There are a lot of do's and don'ts during pregnancy. Sometimes the list begins to feel endless. The truth is, there are some things that are truly potentially harmful and others that aren't really that worrisome. There are also things that you can actually do something about, and others that you can't. The good news is that the position that you sleep in is something you can control.

Why Back Sleeping Can Be Problematic for Pregnant Women

During pregnancy, you will often hear that sleeping on your back is a bad idea. The reason has to do with your anatomy.
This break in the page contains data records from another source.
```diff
@@ -1986,30 +1990,32 @@
 template <int R>
 __global__ __launch_bounds__(64) void k_mdct_fwd_small_rows(DeviceTables tb, PcmView pcm, long long frame_begin, unsigned M,
                                                              float *__restrict__ coef, const unsigned *__restrict__ row_flag,
-                                                             const unsigned *__restrict__ wave_fail, unsigned col0) {
-  small_rows_body<R, false>(tb, pcm, frame_begin, M, coef, row_flag, wave_fail, col0, EdgeRows{0u, M, 0u});
+                                                             const unsigned *__restrict__ wave_fail,
+                                                             const unsigned *__restrict__ fail_word, unsigned col0) {
+  small_rows_body<R, false>(tb, pcm, frame_begin, M, coef, row_flag, wave_fail, fail_word, col0, EdgeRows{0u, M, 0u});
 }
 
 template <int R>
 __global__ __launch_bounds__(64) void k_mdct_edge_rows(DeviceTables tb, PcmView pcm, long long frame_begin, unsigned M,
                                                         float *__restrict__ coef, unsigned col0, EdgeRows er) {
-  small_rows_body<R, true, 8>(tb, pcm, frame_begin, M, coef, nullptr, nullptr, col0, er);
+  small_rows_body<R, true, 8>(tb, pcm, frame_begin, M, coef, nullptr, nullptr, nullptr, col0, er);
 }
 
 constexpr int kEdgeCapVgprs = 192;
 template <int R>
 __global__ __launch_bounds__(64) __attribute__((amdgpu_num_vgpr(kEdgeCapVgprs))) void k_mdct_edge_rows_capped(
     DeviceTables tb, PcmView pcm, long long frame_begin, unsigned M, float *__restrict__ coef, unsigned col0, EdgeRows er) {
-  small_rows_body<R, true, 4>(tb, pcm, frame_begin, M, coef, nullptr, nullptr, col0, er);
+  small_rows_body<R, true, 4>(tb, pcm, frame_begin, M, coef, nullptr, nullptr, nullptr, col0, er);
 }
 
 template <int R>
 inline hipError_t launch_small_rows(const DeviceTables &t, const PcmView &pcm, uint64_t frame_begin, uint32_t M, float *coef,
-                                    const unsigned *row_flag, const unsigned *wave_fail, uint32_t col0, hipStream_t s) {
+                                    const unsigned *row_flag, const unsigned *wave_fail, const unsigned *fail_word, uint32_t col0,
+                                    hipStream_t s) {
   if (M == 0 || col0 >= static_cast<uint32_t>(kHopI)) return hipSuccess;
-  if (col0 % 64u || !row_flag || !wave_fail) return hipErrorInvalidValue;
+  if (col0 % 64u || !row_flag || !wave_fail || !fail_word) return hipErrorInvalidValue;
   hipLaunchKernelGGL((k_mdct_fwd_small_rows<R>), dim3(kRowsGrid), dim3(64), 0, s, t, pcm, static_cast<long long>(frame_begin), M,
-                     coef, row_flag, wave_fail, col0);
+                     coef, row_flag, wave_fail, fail_word, col0);
   return hipGetLastError();
 }
 
diff --git a/gapless-lossy-codec_amd/csrc/glc_resources.hpp b/gapless-lossy-codec_amd/csrc/glc_resources.hpp
--- a/gapless-lossy-codec_amd/csrc/glc_resources.hpp
+++ b/gapless-lossy-codec_amd/csrc/glc_resources.hpp
@@ -181,7 +181,8 @@
   uint32_t *stat = nullptr;
   uint32_t seq = 0, judged = 0;
   DevBuf edge_coef;
-  unsigned long long *failed_total = nullptr;
+  glc::ScreenWords *words = nullptr;
+  bool words_dirty = false;
   Event ev_edge[2];
 
   hipError_t reserve_screen(const ScreenPolicy &policy, uint32_t ch, uint64_t frames, uint64_t chunk) {
diff --git a/include/glc_debug.h b/include/glc_debug.h
--- a/include/glc_debug.h
+++ b/include/glc_debug.h
@@ -13,6 +13,7 @@
 
 int glc_debug_set_encode_screen(glc_ctx *ctx, int mode);
 int glc_debug_encode_screen_stats(glc_ctx *ctx, uint64_t *rows_screened, uint64_t *rows_repaired);
+int glc_debug_encode_screen_words(glc_ctx *ctx, int slot, uint32_t words[2], uint32_t *seq, uint64_t *fail_total);
 int glc_debug_encode_screen_layout(uint32_t ne, uint32_t rows, uint32_t *hybrid_pairs, uint32_t *planes,
                                    uint64_t *workspace_bytes);
 
```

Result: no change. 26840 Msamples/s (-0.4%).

When you lay on your back after the first trimester of pregnancy, the weight of your pregnant uterus can decrease the blood flow in the vena cava, the vein that carries blood from the lower part of your body to the heart.

If this were to happen, there is a risk of decreasing the blood flow to your uterus and thus, to your baby.

Why Side Sleeping Is Best for Pregnant Women

The vena cava runs slightly to the right of your spine, so that's why you may hear that lying on your left side is the best option in pregnancy. Your liver is also on the right side, so sleeping on the left side also helps keep the fetus from compressing that organ.

During pregnancy, the key is not to sleep on your back; either side is usually fine.

If you happen to prefer the right side, it's not a big deal. While the left side is most recommended by doctors, many pregnant women still shift from side-to-side throughout the course of the night.

So what happens when you wake up in the middle of the night and you're on your back? Don't stress over it. Just roll over onto your side or prop your body with a pillow to turn you one direction or the other.

How Using a Pillow Can Help

Using pillows between your legs while you sleep can be more comfortable and help prevent back pain from strain placed on your back while you sleep. You can also use a pillow behind your back as a reminder to not roll over; if you feel it during the night, you'll likely stop rolling, even if you're fast asleep.

Any pillow will work, but there are also special pillows made for side-sleeping pregnant women. They may come in different shapes and sizes. Choose the one that works for you, even if that's simply a regular pillow. The extra support behind your back can help provide added support on your back and hips.

When to Consult a Professional

If you're really concerned about your sleeping position, talk to your doctor or midwife. They can help you understand what's going on and how to quantify the risk or non-risk to your baby. Don't lose more sleep over your sleeping position than you're already bound to lose during pregnancy.

What to Do When You Have Insomnia During Pregnancy

Many pregnant women already suffer from insomnia. Certainly, sleep positioning can play a part in how well you do or don't sleep.

There are many different ways to deal with insomnia that can be used no matter what your sleep position is at night, including eating a snack, reading a book, taking a warm bath, and making sure you go to bed when you feel sleepy.

How should you sleep at 34 weeks pregnant?

By Robin Elise Weiss, PhD, MPH
Robin Elise Weiss, PhD, MPH is a professor, author, childbirth and postpartum educator, certified doula, and lactation counselor.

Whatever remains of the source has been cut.